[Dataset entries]
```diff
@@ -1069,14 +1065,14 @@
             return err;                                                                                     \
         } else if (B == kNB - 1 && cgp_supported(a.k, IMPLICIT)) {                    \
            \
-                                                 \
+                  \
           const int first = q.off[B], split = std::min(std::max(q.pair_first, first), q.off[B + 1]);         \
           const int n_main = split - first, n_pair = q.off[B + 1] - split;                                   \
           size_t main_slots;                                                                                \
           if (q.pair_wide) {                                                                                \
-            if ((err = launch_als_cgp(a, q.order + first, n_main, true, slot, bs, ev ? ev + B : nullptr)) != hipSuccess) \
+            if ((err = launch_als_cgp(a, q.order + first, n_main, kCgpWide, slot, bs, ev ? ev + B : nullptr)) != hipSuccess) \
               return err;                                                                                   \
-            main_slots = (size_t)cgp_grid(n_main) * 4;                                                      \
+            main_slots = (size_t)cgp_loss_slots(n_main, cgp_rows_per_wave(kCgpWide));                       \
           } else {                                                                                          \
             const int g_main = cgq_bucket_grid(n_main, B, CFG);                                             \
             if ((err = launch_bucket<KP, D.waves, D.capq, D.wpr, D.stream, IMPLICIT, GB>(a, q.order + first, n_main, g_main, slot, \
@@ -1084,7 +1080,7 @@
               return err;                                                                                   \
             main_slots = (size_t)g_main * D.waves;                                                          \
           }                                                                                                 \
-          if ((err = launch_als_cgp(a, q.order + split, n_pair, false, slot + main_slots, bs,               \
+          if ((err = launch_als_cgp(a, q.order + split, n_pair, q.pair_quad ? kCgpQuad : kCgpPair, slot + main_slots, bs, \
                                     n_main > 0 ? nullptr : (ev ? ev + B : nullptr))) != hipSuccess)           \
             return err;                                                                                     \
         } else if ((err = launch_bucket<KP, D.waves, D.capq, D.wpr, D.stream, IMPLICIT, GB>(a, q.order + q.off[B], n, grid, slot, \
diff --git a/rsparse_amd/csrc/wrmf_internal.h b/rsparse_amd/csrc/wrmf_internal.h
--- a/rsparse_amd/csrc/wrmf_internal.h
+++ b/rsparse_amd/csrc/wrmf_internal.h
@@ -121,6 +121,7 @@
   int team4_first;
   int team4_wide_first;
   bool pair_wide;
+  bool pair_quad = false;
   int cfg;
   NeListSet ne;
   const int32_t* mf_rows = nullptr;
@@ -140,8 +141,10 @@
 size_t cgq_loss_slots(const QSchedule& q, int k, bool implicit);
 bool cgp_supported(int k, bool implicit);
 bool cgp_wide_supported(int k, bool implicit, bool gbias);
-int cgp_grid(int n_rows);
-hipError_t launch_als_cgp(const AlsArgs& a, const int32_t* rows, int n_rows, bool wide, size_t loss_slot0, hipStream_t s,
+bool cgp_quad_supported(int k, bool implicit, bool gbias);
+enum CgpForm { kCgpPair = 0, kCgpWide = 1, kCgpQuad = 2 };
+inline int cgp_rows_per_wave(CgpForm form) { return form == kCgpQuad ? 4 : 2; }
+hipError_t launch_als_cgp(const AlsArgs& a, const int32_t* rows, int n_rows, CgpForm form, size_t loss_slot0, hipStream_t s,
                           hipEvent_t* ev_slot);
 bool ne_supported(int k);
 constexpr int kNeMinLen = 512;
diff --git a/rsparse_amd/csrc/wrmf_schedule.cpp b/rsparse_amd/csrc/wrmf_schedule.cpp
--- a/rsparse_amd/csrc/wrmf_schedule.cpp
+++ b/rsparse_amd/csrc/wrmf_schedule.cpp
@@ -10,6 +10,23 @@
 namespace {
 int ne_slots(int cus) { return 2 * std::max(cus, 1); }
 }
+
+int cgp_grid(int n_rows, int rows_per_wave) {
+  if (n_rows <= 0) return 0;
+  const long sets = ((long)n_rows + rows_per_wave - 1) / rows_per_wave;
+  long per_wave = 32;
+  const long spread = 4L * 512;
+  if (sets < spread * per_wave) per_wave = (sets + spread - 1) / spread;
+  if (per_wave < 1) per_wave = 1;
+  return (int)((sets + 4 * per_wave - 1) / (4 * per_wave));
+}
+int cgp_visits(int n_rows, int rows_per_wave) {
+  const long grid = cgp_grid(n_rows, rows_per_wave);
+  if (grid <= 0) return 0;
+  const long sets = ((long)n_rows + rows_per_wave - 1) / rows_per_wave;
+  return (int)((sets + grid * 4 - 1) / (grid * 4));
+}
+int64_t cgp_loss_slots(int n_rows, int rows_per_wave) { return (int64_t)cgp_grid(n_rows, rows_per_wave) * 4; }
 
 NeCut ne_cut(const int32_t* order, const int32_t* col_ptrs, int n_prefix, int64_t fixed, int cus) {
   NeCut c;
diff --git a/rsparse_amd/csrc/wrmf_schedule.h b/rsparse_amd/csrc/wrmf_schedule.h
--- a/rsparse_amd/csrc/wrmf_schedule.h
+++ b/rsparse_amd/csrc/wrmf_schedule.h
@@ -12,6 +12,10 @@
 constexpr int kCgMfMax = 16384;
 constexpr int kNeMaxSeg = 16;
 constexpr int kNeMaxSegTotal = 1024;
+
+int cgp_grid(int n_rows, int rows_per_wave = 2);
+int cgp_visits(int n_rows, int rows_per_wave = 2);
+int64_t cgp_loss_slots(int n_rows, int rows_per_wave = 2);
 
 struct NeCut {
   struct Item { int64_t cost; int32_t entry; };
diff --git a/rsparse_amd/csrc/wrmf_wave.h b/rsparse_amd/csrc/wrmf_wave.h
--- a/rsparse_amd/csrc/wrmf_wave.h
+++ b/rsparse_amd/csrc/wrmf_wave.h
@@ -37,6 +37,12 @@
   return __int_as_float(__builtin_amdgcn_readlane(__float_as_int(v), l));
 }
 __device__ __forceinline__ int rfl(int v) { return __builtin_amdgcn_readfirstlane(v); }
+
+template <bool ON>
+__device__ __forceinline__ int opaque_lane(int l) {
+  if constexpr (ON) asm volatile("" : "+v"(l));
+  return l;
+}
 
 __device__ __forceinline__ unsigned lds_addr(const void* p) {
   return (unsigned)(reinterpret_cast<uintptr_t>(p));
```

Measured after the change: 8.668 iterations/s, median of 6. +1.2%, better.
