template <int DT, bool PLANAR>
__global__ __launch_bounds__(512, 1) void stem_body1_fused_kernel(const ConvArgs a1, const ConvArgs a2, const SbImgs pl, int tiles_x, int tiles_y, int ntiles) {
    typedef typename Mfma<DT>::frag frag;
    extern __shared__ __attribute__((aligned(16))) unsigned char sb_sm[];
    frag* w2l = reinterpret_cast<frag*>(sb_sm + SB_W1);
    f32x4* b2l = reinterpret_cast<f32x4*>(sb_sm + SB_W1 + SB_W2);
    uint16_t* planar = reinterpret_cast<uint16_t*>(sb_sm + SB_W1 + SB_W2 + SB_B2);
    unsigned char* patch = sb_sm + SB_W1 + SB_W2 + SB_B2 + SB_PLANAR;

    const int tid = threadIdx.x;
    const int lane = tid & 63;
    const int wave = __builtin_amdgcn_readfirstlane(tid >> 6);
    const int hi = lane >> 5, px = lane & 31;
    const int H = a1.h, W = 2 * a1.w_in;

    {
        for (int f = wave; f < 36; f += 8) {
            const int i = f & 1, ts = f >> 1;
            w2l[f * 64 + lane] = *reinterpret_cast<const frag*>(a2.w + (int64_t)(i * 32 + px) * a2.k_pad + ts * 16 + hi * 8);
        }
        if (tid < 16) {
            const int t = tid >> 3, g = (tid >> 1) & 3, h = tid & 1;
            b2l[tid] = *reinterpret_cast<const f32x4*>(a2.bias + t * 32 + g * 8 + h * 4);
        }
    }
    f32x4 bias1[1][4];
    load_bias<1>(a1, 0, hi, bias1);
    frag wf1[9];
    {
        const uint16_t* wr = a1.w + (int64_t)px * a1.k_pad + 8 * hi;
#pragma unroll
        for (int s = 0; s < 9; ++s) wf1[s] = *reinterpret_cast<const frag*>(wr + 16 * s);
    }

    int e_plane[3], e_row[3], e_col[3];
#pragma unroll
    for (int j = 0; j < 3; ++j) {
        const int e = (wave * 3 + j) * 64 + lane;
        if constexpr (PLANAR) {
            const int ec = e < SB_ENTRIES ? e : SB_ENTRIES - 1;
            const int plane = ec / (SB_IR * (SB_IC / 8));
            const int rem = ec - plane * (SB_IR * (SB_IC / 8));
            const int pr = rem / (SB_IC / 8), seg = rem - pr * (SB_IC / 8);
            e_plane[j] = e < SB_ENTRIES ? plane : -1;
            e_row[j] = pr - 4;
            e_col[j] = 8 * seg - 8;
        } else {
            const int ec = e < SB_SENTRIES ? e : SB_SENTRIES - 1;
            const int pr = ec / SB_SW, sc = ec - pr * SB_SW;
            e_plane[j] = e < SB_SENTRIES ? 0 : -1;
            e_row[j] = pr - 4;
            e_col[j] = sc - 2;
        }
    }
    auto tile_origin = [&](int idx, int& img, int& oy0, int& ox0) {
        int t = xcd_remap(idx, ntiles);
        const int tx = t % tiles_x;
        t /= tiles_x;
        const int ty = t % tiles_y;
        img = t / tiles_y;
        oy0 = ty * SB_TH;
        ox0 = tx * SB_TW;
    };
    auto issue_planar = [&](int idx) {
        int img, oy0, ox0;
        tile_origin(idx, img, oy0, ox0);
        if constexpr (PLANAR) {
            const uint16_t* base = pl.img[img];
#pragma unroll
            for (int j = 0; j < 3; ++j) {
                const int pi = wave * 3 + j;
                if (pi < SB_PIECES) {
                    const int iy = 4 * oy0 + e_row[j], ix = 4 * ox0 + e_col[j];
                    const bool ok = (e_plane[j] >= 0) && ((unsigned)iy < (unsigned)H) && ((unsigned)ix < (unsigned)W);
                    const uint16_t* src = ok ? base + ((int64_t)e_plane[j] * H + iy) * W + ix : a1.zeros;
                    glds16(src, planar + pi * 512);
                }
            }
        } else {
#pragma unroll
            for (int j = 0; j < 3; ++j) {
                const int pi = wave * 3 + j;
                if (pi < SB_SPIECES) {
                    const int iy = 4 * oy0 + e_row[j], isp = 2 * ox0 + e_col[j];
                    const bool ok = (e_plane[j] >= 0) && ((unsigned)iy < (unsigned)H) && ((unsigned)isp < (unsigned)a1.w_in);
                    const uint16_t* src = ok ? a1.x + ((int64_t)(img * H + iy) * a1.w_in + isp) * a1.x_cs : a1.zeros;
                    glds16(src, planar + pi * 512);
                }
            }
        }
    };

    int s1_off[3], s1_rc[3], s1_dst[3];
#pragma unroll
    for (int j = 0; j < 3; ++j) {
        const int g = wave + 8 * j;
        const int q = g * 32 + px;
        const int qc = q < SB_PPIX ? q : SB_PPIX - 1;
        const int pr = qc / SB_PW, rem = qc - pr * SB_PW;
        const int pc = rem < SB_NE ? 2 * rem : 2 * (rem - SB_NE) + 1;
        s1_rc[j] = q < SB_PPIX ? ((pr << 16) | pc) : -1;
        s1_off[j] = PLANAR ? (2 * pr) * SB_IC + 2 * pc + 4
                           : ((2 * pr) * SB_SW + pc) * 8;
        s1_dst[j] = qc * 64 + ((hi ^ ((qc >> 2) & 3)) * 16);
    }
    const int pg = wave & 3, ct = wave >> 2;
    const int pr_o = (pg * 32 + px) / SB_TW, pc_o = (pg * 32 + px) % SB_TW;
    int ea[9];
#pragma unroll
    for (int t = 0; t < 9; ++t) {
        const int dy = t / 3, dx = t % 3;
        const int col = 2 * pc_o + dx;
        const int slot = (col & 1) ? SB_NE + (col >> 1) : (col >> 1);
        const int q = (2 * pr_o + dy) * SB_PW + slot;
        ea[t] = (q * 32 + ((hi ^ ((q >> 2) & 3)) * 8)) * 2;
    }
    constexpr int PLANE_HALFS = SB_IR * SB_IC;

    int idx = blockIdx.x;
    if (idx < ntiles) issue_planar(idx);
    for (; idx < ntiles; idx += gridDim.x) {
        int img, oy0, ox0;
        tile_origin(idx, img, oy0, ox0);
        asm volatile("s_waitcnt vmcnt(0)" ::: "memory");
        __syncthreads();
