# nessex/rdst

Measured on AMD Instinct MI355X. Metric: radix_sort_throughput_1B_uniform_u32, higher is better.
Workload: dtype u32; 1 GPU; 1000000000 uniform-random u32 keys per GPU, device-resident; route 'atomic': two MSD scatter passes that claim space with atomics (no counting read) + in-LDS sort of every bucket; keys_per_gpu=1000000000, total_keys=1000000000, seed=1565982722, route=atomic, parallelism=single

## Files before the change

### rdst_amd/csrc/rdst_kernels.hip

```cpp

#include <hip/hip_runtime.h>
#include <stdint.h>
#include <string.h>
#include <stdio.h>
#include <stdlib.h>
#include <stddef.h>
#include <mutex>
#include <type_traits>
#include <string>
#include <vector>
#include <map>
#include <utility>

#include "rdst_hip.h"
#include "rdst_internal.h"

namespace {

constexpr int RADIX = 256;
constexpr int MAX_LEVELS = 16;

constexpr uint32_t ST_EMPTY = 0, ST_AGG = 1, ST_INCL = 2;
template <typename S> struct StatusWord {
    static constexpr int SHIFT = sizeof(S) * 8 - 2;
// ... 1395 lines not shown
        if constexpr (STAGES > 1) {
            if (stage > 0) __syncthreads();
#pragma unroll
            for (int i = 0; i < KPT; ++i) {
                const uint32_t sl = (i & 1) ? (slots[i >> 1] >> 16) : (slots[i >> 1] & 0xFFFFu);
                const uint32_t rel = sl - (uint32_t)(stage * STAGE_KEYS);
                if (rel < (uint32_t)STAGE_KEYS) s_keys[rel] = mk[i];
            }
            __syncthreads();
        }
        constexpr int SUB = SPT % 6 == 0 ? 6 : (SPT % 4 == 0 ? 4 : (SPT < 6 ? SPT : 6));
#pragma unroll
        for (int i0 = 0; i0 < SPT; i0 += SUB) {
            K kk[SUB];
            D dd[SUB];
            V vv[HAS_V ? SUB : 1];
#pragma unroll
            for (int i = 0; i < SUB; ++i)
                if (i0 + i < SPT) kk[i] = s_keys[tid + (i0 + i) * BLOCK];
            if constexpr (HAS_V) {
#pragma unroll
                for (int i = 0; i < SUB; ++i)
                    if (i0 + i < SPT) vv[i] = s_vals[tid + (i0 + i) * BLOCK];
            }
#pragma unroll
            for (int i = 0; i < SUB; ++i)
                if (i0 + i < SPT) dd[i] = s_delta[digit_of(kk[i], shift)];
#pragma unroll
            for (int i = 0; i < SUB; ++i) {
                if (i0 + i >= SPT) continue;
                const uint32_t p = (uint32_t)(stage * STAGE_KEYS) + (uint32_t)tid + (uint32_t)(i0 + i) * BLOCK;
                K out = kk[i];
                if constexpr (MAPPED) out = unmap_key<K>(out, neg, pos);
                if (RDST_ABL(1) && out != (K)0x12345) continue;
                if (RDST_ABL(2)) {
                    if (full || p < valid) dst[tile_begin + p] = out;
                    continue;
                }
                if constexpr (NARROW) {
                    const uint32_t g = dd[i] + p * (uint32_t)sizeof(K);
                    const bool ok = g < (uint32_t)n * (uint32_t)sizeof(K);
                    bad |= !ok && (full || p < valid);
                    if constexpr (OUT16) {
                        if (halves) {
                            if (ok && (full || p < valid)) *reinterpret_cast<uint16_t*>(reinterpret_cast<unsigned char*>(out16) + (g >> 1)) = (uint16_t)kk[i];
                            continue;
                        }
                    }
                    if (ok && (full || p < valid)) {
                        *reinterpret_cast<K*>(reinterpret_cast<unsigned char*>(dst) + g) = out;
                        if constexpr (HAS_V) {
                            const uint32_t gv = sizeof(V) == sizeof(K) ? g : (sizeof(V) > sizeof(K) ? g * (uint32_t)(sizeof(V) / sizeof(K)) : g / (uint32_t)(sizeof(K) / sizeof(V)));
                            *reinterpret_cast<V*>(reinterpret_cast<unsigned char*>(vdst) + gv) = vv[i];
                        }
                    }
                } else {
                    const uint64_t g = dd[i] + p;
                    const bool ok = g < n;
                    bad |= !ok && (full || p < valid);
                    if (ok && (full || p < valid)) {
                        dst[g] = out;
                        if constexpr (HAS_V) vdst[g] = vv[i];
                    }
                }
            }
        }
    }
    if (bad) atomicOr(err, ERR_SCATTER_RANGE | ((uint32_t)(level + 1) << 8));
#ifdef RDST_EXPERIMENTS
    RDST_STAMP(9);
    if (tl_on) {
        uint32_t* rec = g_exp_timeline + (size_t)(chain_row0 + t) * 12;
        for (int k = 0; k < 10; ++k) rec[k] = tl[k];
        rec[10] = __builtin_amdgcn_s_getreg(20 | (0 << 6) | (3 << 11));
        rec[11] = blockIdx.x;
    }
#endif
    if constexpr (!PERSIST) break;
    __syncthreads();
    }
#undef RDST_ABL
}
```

**PROMPT:**
Determine the number of lines in the data that include the string "order". Only that number belongs in the answer.

**EXERCISE SOLUTION:**
7